Winston Churchill wrote that schools had little to do with education since they were mainly instruments of control. Joy Baker was of the same mind and sought to have her children educated rather than schooled.
Later writers agreed with her – Paul Goodman in Compulsory Mis-education, John Holt in Instead of Education), and Everett Reimer in School is Dead, to mention but three. So had earlier writers such as the Chief Inspector of Schools, Edmond Holmes in The Tragedy of Education.

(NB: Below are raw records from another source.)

focal_amd/csrc/gemm_body.inc:

```
  using Cfg = GemmCfg<CT>;
  constexpr int BK = Cfg::BK * BKM, KI = Cfg::KI;
  using StA = OperandStage<CT, TA, TRA, PROA, BM, BKM>;
  using StB = OperandStage<CT, TB, TRB, PROB, BN, BKM>;
  using FA = FragLoad<CT, TRA, StA::PITCH>;
  using FB = FragLoad<CT, TRB, StB::PITCH>;
  constexpr int WGN = (BN <= 64) ? 1 : 2, WGM = 4 / WGN;
  constexpr int WR = BM / WGM, WC = BN / WGN;
  constexpr int TM = WR / 16, TN = WC / 16;

  constexpr int OPER_BYTES = (StA::LDS_ELEMS + StB::LDS_ELEMS) * (int)sizeof(CT);
  constexpr int EPI_RP = (WC > 64 || WR < 32) ? 16 : 32;
  constexpr int STAGE_BYTES = 4 * EPI_RP * (WC + 4) * 4;
  constexpr int LDS_BYTES = OPER_BYTES > STAGE_BYTES ? OPER_BYTES : STAGE_BYTES;
  __shared__ __attribute__((aligned(16))) char lds_raw[LDS_BYTES];
  CT* lds = reinterpret_cast<CT*>(lds_raw);
  CT* ldsA = lds;
  CT* ldsB = lds + StA::LDS_ELEMS;

  const int tid = threadIdx.x, lane = tid & 63, wave = tid >> 6;
  const int wm = wave / WGN, wn = wave % WGN;
  const int tiles_n = (p.N + BN - 1) / BN, tiles_m = (p.M + BM - 1) / BM;
  const int ntiles = tiles_m * tiles_n;
  const int logical = xcd_remap(block, nblocks);
  const int tile = logical % ntiles, z = logical / ntiles;
  const int m0 = (tile / tiles_n) * BM, n0 = (tile % tiles_n) * BN;
  const int bz = z / p.splits, sp = z % p.splits;

  const TA* A = reinterpret_cast<const TA*>(p.A) + (long)bz * p.strideA;
  const TB* B = reinterpret_cast<const TB*>(p.B) + (long)bz * p.strideB;
  TC* C = reinterpret_cast<TC*>(p.C) + (long)bz * p.strideC;

  const int KT = (p.K + BK - 1) / BK;
  const int kt_per = (KT + p.splits - 1) / p.splits;
  const int kt0 = sp * kt_per;
  const int kt1 = min(KT, kt0 + kt_per);
  const int k_end = min(p.K, kt1 * BK);

  MaskEval meA, meB, meE;
  if (PROA != PRO_NONE) meA.init(p.proA);
  if (PROB != PRO_NONE) meB.init(p.proB);
  if (EPI == EPI_RESID || EPI == EPI_GELU_FWD || EPI == EPI_RESID_LN) meE.init(p.epi);

  f32x4 acc[TM][TN];
#pragma unroll
  for (int i = 0; i < TM; ++i)
#pragma unroll
    for (int j = 0; j < TN; ++j) acc[i][j] = f32x4{0.f, 0.f, 0.f, 0.f};

  float csum[8] = {0.f, 0.f, 0.f, 0.f, 0.f, 0.f, 0.f, 0.f};
  const bool do_colsum = TRA && (p.colsumA != nullptr) && (n0 == 0);

  constexpr bool PF2 = false;
  StA sa0, sa1;
  StB sb0, sb1;
  auto step = [&](StA& sa, StB& sb, int kt, int kt_next) {
    if (TRA && do_colsum) sa.template store<true>(ldsA, m0, kt * BK, tid, meA, csum);
// ... 109 lines not shown
        const int row = rr + lane / LPR;
        const int m = mbase + row;
        if (m >= p.M || n >= p.N) continue;
        float v[CPL];
        loadN<CPL>(stage + row * WPITCH + c, v);
#pragma unroll
        for (int e = 0; e < CPL; ++e) v[e] += bias[e];
        TC* dst = C + (long)m * p.ldc + n;
        if (EPI == EPI_STORE) {
          storeN<CPL>(dst, v);
        } else if (EPI == EPI_STORE_STATS) {
          storeN<CPL>(dst, v);
          if constexpr (CPL == 4) {
#pragma unroll
            for (int e = 0; e < 4; ++e) { st_s[e] += v[e]; st_q[e] += v[e] * v[e]; }
          }
        } else if (EPI == EPI_RESID) {
          float r[CPL];
          loadN<CPL>(p.resid + (long)m * p.ldr + n, r);
          const float rowm = meE.row_mult(m);
#pragma unroll
          for (int e = 0; e < CPL; ++e) v[e] = r[e] + v[e] * rowm * meE.elem_mult(m, n + e);
          storeN<CPL>(dst, v);
        } else if (EPI == EPI_RESID_LN) {
          float r[CPL];
          loadN<CPL>(p.resid + (long)m * p.ldr + n, r);
          const float rowm = meE.row_mult(m);
#pragma unroll
          for (int e = 0; e < CPL; ++e) v[e] = r[e] + v[e] * rowm * meE.elem_mult(m, n + e);
          storeN<CPL>(dst, v);
// ... 117 lines not shown
```

focal_amd/csrc/gemm_dispatch.inc:

```

#define GEMM_LAUNCH(BM_, BN_, BKM_)                                                                                         \
  do {                                                                                                                      \
    dim3 grid(ceil_div(p.M, BM_) * ceil_div(p.N, BN_) * nz);                                                                \
    focal_note_kernel("focal_gemm_kernel<%s, trA=%d, trB=%d, proA=%d, proB=%d, epi=%d, %dx%d>", sizeof(CT) == 2 ? "bf16" : "f32", (int)TRA, (int)TRB, PA, PB, EPI, BM_, BN_); \
    FOCAL_LAUNCH((focal_gemm_kernel<CT, TA, TB, TC, TRA, TRB, PA, PB, EPI, BM_, BN_, BKM_>), grid, dim3(256), 0, stream, p); \
  } while (0)

template <typename CT, typename TA, typename TB, typename TC, bool TRA, bool TRB, int PA, int PB, int EPI>
static int launch_dw(GemmParams p, long rows, hipStream_t stream) {
  int bm, bn, splits;
  focal_dw_plan(p.M, p.N, rows, p.dw_target, &bm, &bn, &splits);
  p.splits = splits;
  if constexpr (std::is_same<CT, bf16_t>::value && std::is_same<TA, bf16_t>::value && std::is_same<TB, bf16_t>::value &&
                PA == PRO_NONE && PB == PRO_NONE) {
    const bool aligned = ((uintptr_t)p.A % 16 == 0) && ((uintptr_t)p.B % 16 == 0) && (p.lda % 8 == 0) && (p.ldb % 8 == 0);
    if (aligned && p.batch == 1 && bm == 64 && bn == 64 && focal_dw_ring_shape(p.M, p.N, rows)) {
      hipError_t e;
      if (p.splits >= 2) {
        p.splits = focal_dw_ring_pairs(p.M, p.N, p.splits);
        focal_note_kernel("focal_dw_ring_kernel<64, 4, 2>");
        e = focal_launch_dw_ring<64, 4, 2>(p, stream);
      } else {
        focal_note_kernel("focal_dw_ring_kernel<64, 4, 1>");
        e = focal_launch_dw_ring<64, 4, 1>(p, stream);
// ... 99 lines not shown
          focal_set_error("gemm (pipelined, LayerNorm epilogue): launch failed: %s", hipGetErrorString(e));
          return FOCAL_EHIP;
        }
        return FOCAL_OK;
      }
    }
    if (p.N != 64 || p.splits != 1 || p.batch != 1) {
      focal_set_error("gemm: the residual + LayerNorm epilogue needs N == 64, or bf16 operands with N == 128 / 256 and K %% 64 == 0 (got N = %d, K = %d)", p.N, p.K);
      return FOCAL_EUNSUPPORTED;
    }
    const int nz = 1;
    GEMM_LAUNCH(64, 64, 1);
    FOCAL_LAUNCH_CHECK();
    return FOCAL_OK;
  }
  const long min_wg = 512;
  const long z = (long)p.batch * p.splits;
  const int nz = p.batch * p.splits;
  bool narrow_n = (p.N % 128 != 0) || (p.N < 128);
  bool small_m = (p.M % 128 != 0 && p.M < 1024) || (p.M <= 256);
  if (!small_m && !narrow_n && (long)ceil_div(p.M, 128) * ceil_div(p.N, 128) * z < min_wg) narrow_n = true;
  if (!small_m && narrow_n && (long)ceil_div(p.M, 128) * ceil_div(p.N, 64) * z < min_wg) small_m = true;
  if (!std::is_same<CT, float>::value && p.K <= 1024) small_m = true;
  if (!narrow_n && !small_m) GEMM_LAUNCH(128, 128, 1);
  else if (!small_m) GEMM_LAUNCH(128, 64, 1);
  else GEMM_LAUNCH(64, 64, 1);
  FOCAL_LAUNCH_CHECK();
  return FOCAL_OK;
}

#define GEMM_TRY(AF32, BF32, CF32, TRA_, TRB_, PA_, PB_, EPI_)                                                          \
  if (s.a_dtype == ((AF32) ? FOCAL_F32 : ct_code) && s.b_dtype == ((BF32) ? FOCAL_F32 : ct_code) &&                     \
      s.c_dtype == ((CF32) ? FOCAL_F32 : ct_code) && s.tra == (TRA_) && s.trb == (TRB_) && s.proA == (PA_) &&            \
      s.proB == (PB_) && s.epi == (EPI_))                                                                               \
    return launch_tiles<GEMM_CT, std::conditional<(AF32), float, GEMM_CT>::type,                                        \
                        std::conditional<(BF32), float, GEMM_CT>::type, std::conditional<(CF32), float, GEMM_CT>::type, \
                        (TRA_), (TRB_), (PA_), (PB_), (EPI_)>(p, stream);

int GEMM_FN(const GemmSpec& s, const GemmParams& p, hipStream_t stream) {
  const int ct_code = std::is_same<GEMM_CT, float>::value ? FOCAL_F32 : FOCAL_BF16;
// ... 12 lines not shown
  GEMM_TRY(true, false, true, false, true, PRO_NONE, PRO_NONE, EPI_RELU_BWD)
  GEMM_TRY(true, false, true, false, true, PRO_NONE, PRO_NONE, EPI_STORE)
  GEMM_TRY(false, false, true, true, true, PRO_NONE, PRO_NONE, EPI_ATOMIC)
  GEMM_TRY(true, false, true, true, true, PRO_MASK, PRO_NONE, EPI_ATOMIC)
  GEMM_TRY(true, true, true, true, true, PRO_NONE, PRO_NONE, EPI_ATOMIC)
  GEMM_TRY(false, false, true, false, false, PRO_CONV, PRO_NONE, EPI_STORE)
  GEMM_TRY(false, false, true, false, false, PRO_CONV, PRO_NONE, EPI_STORE_STATS)
  GEMM_TRY(false, false, true, false, false, PRO_CONV, PRO_NONE, EPI_RESID)
  GEMM_TRY(false, false, true, true, true, PRO_NONE, PRO_CONV, EPI_ATOMIC)
  focal_set_error("gemm: unsupported combination a=%d b=%d c=%d trA=%d trB=%d proA=%d proB=%d epi=%d (compute %d)",
                  s.a_dtype, s.b_dtype, s.c_dtype, (int)s.tra, (int)s.trb, s.proA, s.proB, s.epi, ct_code);
  return FOCAL_EUNSUPPORTED;
}
#undef GEMM_TRY

int GEMM_TAIL_FN(const DwTailGroup& g, hipStream_t stream) {
  if (g.n <= 0) return FOCAL_OK;
  focal_note_kernel("focal_dw_tail_group_kernel<%s>", sizeof(GEMM_CT) == 2 ? "bf16" : "f32");
  FOCAL_LAUNCH((focal_dw_tail_group_kernel<GEMM_CT>), dim3(g.wg_end[g.n - 1]), dim3(256), 0, stream, g);
  FOCAL_LAUNCH_CHECK();
  return FOCAL_OK;
}
```

focal_amd/csrc/gemm_f32.hip:

```cpp
#include <stdlib.h>
#include <type_traits>
#include "gemm_ring.hpp"
#include "gemm_dw_ring.hpp"
#define GEMM_CT float
#define GEMM_TAIL_FN focal_launch_dw_tail_f32
#define GEMM_FN focal_launch_gemm_f32
#include "gemm_dispatch.inc"
```

focal_amd/csrc/linear.hip:

```cpp
#include <stdlib.h>
#include "gemm.hpp"
#include "gemm_dw_group.hpp"
#include "gemm_dw_ring.hpp"
#include "gemm_ring.hpp"

static MaskParams to_mask(const focal_drop_desc& d, int ncols) {
  MaskParams m;
  m.seed = d.rng;
  m.stream_elem = d.stream_elem;
  m.p_elem = d.p_elem;
  m.stream_path = d.stream_path;
  m.p_path = d.p_path;
  m.rows_per_sample = d.rows_per_sample;
  m.ncols = ncols;
  return m;
}
static MaskParams no_mask() {
  MaskParams m;
  memset(&m, 0, sizeof(m));
  return m;
}

static int check_desc(const focal_linear_desc* d) {
  FOCAL_CHECK_ARG(d != nullptr, "linear: null descriptor");
// ... 202 lines not shown
  if (ring && splits >= 2) splits = focal_dw_ring_pairs(d->N, d->K, splits);
  *wgs = ((d->N + bm - 1) / bm) * ((d->K + bn - 1) / bn) * splits;
  return true;
}

extern "C" int focal_linear_bwd_weight_workgroups(const focal_linear_desc* d) {
  int kernel, wgs;
  return dw_launch_plan(d, &kernel, &wgs) ? wgs : 0;
}

extern "C" int focal_linear_bwd_weight_kernel(const focal_linear_desc* d) {
  int kernel, wgs;
  return dw_launch_plan(d, &kernel, &wgs) ? kernel : 0;
}

static bool dw_group_fits(const focal_dw_problem& q) {
  return q.M > 0 && q.N > 0 && q.K > 0 && q.M % 64 == 0 && q.N % 128 == 0 && q.K % 128 == 0 && q.dy && q.x && q.dw &&
         ((uintptr_t)q.dy % 16 == 0) && ((uintptr_t)q.x % 16 == 0) && ((uintptr_t)q.dw % 16 == 0);
}

extern "C" int focal_linear_bwd_weight_group_supported(int dtype, int M, int N, int K) {
  return dtype == FOCAL_BF16 && M > 0 && M % 64 == 0 && N % 128 == 0 && K % 128 == 0;
}

static int dw_group_build(int dtype, int n, const focal_dw_problem* probs, DwGroupParams* gp, int* wgs) {
  FOCAL_CHECK_ARG(dtype == FOCAL_BF16, "linear_bwd_weight_group: bf16 operands only (dtype %d)", dtype);
  FOCAL_CHECK_ARG(n >= 1 && n <= DWG_MAX_PROBLEMS && probs, "linear_bwd_weight_group: 1 .. %d problems (got %d)", DWG_MAX_PROBLEMS, n);
  memset(gp, 0, sizeof(*gp));
  gp->nprob = n;
  for (int i = 0; i < n; ++i) {
// ... 120 lines not shown
```

focal_amd/ops.py:

```python
import ctypes as C
import math
import os

import torch

from . import _lib
from ._lib import (ACT_GELU, ACT_NONE, ACT_RELU_OUT, EPI_GELU, EPI_NONE, EPI_RELU, EPI_RESIDUAL, FOCAL_BF16, FOCAL_F32,
                   AdamWDesc, AttnDesc, BNDesc, ConvDesc, ConvInDesc, DropDesc, Embed2Desc, EmbedDesc, FFTDesc, GRUDesc, LinearDesc,
                   LNDesc, LossDesc, MlpDesc, check)

_TORCH2CODE = {torch.float32: FOCAL_F32, torch.bfloat16: FOCAL_BF16}
_CODE2TORCH = {v: k for k, v in _TORCH2CODE.items()}


def code(dtype):
    return _TORCH2CODE[dtype]


def torch_dtype(c):
    return _CODE2TORCH[c]


def _stream():
    return torch.cuda.current_stream().cuda_stream
# ... 474 lines not shown
    return bool(_lib.load().focal_linear_bwd_data_ln_supported(dtype_code, N, K))


def linear_bwd_data_ln(d, dy, w, ln_x, ln_stats, ln_gamma, g, dgamma, dbeta, g_masked=None, mask=None):
    _need_cuda(dy, w, ln_x, ln_stats, ln_gamma, g, dgamma, dbeta, g_masked)
    if g_masked is not None:
        mask = mask or NO_DROP
    check(_lib.load().focal_linear_bwd_data_ln(C.byref(d), _p(dy), _p(w), _p(ln_x), _p(ln_stats), _p(ln_gamma), _p(g), _p(dgamma), _p(dbeta),
                                               _p(g_masked), C.byref(mask) if mask is not None else None, _stream()))


def linear_bwd_weight(d, dy, x, dw, dbias):
    check(_lib.load().focal_linear_bwd_weight(C.byref(d), _p(dy), _p(x), _p(dw), _p(dbias), _stream()))


def dw_group_supported(dtype_code, M, N, K):
    return bool(_lib.load().focal_linear_bwd_weight_group_supported(dtype_code, M, N, K))


def dw_group_kind(dtype_code, M, N, K):
    return int(_lib.load().focal_linear_bwd_weight_group_kind(dtype_code, M, N, K))


def _dw_problems(items, exclusive):
    arr = (_lib.DwProblem * len(items))()
    for i, (dy, x, dw, db) in enumerate(items):
        _need_cuda(dy, x, dw, db)
        arr[i] = _lib.DwProblem(_p(dy), _p(x), _p(dw), _p(db), dy.shape[0], dy.shape[1], x.shape[1], 1 if exclusive else 0)
    return arr

# ... 583 lines not shown
```

focal_amd/src/models/SW_Transformer.py:

```python
import os
import sys

import torch
import torch.nn as nn
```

Chris Shute tells the story of Joy Baker’s bitter encounters with the Authorities over a period of ten years or so. In the end the rigid policies of the Authorities were exposed and over-ruled. But she had to endure court hearing after court hearing, and at one stage, experience her children being taken away from her by force, before she eventually achieved success.
Joy Baker believed that she could do a better job of educating her children than the State could, in spite of its good intentions. She did not want them to become mere rule-followers.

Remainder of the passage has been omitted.